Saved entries
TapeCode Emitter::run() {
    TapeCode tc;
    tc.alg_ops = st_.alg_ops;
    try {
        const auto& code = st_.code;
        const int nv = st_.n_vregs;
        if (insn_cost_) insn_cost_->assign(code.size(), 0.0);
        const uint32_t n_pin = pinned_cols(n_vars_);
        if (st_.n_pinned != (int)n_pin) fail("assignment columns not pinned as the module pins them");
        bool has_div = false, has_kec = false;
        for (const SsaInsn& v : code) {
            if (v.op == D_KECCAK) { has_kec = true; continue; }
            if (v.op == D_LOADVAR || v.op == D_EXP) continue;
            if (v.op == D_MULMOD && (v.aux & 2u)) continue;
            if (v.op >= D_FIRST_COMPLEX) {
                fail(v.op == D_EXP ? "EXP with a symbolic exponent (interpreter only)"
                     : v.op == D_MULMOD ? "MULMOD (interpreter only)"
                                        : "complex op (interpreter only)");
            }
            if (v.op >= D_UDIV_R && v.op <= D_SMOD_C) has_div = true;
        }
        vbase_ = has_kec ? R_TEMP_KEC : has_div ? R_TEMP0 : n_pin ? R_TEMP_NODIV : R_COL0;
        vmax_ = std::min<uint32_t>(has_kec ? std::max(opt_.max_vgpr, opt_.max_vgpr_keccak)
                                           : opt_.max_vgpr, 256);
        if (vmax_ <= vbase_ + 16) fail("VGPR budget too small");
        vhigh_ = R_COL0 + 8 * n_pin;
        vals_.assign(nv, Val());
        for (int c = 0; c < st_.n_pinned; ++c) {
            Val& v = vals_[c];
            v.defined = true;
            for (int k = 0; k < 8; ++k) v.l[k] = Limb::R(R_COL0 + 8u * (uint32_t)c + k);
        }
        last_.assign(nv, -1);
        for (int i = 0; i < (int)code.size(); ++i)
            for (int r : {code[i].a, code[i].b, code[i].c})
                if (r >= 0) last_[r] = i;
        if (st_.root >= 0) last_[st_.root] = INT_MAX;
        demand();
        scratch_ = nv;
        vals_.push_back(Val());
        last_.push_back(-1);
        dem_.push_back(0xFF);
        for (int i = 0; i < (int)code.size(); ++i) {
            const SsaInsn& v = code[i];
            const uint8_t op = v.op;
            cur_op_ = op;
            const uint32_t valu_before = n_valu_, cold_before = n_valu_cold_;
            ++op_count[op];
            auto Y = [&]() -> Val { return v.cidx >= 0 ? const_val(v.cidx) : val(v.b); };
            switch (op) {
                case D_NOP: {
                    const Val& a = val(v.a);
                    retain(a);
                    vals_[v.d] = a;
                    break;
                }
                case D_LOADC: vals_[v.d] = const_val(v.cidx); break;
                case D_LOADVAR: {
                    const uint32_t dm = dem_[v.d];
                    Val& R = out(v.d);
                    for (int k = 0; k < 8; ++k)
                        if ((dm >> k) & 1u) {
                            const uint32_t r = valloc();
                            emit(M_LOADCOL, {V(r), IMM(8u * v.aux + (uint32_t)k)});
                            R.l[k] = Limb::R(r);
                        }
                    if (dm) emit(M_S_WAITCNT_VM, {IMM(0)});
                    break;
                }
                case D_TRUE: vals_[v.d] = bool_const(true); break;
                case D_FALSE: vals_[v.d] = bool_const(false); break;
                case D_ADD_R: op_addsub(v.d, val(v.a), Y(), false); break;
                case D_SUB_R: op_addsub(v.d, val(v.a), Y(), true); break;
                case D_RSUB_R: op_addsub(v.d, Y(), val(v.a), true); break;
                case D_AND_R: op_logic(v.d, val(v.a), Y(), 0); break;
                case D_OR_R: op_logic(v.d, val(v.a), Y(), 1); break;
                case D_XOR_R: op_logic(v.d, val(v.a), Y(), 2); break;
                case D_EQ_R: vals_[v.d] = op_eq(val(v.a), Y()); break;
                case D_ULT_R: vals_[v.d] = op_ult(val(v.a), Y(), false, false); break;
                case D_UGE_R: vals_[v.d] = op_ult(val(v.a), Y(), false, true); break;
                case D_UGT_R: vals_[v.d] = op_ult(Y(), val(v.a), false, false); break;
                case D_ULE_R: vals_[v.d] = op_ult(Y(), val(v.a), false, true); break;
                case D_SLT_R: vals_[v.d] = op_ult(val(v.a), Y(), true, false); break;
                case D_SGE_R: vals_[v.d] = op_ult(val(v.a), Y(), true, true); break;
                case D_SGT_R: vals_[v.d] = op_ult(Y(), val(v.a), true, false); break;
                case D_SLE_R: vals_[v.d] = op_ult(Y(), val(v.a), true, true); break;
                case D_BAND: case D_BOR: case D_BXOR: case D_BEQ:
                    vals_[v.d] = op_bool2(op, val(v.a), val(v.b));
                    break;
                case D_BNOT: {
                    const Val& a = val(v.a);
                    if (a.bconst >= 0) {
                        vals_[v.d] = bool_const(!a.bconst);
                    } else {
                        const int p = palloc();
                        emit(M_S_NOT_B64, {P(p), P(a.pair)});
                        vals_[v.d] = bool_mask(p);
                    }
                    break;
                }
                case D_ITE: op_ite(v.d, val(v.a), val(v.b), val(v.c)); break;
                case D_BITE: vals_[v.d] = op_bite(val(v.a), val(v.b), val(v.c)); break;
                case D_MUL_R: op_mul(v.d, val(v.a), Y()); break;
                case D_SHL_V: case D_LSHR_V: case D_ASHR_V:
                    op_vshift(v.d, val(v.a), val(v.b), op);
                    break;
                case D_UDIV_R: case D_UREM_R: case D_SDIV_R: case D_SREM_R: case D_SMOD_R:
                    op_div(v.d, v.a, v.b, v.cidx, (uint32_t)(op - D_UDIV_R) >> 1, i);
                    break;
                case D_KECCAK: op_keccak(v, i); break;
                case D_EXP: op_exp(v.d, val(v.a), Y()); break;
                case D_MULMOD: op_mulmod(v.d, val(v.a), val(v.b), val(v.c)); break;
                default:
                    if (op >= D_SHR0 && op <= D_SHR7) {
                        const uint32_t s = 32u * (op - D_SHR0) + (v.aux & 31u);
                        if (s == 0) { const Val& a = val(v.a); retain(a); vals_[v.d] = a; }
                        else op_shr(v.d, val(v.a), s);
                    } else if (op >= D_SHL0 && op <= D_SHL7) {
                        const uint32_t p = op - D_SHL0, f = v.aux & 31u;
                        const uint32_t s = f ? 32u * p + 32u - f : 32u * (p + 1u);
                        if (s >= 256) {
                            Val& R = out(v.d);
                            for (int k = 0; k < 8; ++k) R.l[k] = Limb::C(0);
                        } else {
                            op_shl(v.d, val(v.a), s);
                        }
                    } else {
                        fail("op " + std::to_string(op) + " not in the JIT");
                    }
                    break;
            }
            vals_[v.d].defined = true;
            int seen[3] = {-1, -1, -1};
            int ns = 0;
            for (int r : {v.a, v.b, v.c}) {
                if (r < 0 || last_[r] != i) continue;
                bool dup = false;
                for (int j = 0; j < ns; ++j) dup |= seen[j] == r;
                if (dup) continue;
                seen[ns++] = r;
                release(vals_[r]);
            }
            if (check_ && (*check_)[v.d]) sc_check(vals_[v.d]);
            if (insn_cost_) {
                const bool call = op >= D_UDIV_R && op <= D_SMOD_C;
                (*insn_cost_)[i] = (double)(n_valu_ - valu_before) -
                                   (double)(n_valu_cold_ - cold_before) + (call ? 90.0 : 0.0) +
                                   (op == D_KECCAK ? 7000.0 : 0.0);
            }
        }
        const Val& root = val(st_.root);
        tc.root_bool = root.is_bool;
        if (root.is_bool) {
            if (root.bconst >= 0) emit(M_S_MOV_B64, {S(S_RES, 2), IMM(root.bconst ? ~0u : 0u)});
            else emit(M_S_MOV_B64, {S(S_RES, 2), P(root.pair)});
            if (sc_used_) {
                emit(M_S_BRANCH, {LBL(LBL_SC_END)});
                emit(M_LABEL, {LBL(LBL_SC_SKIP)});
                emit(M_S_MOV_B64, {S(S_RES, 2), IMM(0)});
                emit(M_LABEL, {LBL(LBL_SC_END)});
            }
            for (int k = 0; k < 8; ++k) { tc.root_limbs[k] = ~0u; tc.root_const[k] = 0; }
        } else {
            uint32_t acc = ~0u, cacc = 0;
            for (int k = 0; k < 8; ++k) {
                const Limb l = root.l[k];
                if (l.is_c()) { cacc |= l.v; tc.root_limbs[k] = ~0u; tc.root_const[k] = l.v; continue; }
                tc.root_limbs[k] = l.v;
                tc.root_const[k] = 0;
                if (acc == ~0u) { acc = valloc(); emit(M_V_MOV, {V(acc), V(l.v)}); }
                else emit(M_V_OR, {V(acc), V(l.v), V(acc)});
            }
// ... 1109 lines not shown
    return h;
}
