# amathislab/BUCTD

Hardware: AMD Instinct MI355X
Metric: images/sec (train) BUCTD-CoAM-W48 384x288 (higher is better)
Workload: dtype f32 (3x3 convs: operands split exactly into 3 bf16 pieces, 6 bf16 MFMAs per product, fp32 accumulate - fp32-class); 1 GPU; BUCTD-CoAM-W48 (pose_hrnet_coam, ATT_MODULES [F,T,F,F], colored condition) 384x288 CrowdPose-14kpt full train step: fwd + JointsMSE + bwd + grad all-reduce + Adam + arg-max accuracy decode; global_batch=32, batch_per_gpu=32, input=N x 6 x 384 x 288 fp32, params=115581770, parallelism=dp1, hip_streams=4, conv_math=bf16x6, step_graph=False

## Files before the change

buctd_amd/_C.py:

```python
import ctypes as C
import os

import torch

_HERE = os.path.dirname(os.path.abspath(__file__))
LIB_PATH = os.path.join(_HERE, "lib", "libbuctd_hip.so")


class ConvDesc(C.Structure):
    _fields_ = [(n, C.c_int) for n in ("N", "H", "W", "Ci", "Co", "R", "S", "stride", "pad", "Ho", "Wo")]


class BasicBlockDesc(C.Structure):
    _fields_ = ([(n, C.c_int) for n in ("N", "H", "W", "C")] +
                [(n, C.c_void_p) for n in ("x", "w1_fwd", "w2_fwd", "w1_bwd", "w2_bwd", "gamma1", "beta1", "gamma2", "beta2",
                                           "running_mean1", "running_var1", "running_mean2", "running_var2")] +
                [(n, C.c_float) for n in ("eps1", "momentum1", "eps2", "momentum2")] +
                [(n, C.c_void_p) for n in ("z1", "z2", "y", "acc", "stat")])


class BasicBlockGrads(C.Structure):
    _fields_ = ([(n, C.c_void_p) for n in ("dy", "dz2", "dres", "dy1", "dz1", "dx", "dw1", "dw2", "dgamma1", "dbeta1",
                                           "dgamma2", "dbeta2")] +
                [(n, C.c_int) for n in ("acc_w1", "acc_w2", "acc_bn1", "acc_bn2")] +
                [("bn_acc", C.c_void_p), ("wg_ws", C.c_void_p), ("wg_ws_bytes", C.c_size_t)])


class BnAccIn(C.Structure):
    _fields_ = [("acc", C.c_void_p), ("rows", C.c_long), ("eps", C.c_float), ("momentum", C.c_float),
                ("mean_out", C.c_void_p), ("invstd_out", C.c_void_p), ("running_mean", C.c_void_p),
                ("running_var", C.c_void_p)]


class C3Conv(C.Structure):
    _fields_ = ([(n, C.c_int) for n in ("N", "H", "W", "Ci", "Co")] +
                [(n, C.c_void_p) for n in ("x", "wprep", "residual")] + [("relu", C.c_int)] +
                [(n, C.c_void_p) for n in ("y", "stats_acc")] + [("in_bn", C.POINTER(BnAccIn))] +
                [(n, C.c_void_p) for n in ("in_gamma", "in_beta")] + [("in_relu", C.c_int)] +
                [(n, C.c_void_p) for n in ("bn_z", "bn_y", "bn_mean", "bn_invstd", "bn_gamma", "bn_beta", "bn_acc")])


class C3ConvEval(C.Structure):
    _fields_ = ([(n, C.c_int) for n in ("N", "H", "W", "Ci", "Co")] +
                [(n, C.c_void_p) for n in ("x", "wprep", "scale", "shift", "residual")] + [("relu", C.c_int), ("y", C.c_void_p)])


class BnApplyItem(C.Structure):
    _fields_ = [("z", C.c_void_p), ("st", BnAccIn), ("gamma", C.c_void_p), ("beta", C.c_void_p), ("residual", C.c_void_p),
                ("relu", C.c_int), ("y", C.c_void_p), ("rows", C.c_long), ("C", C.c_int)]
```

• REQUIRED ACTION
Your answer should be only a number: how many lines of the data above contain the string "CoAM"?

• ANSWER BOX
2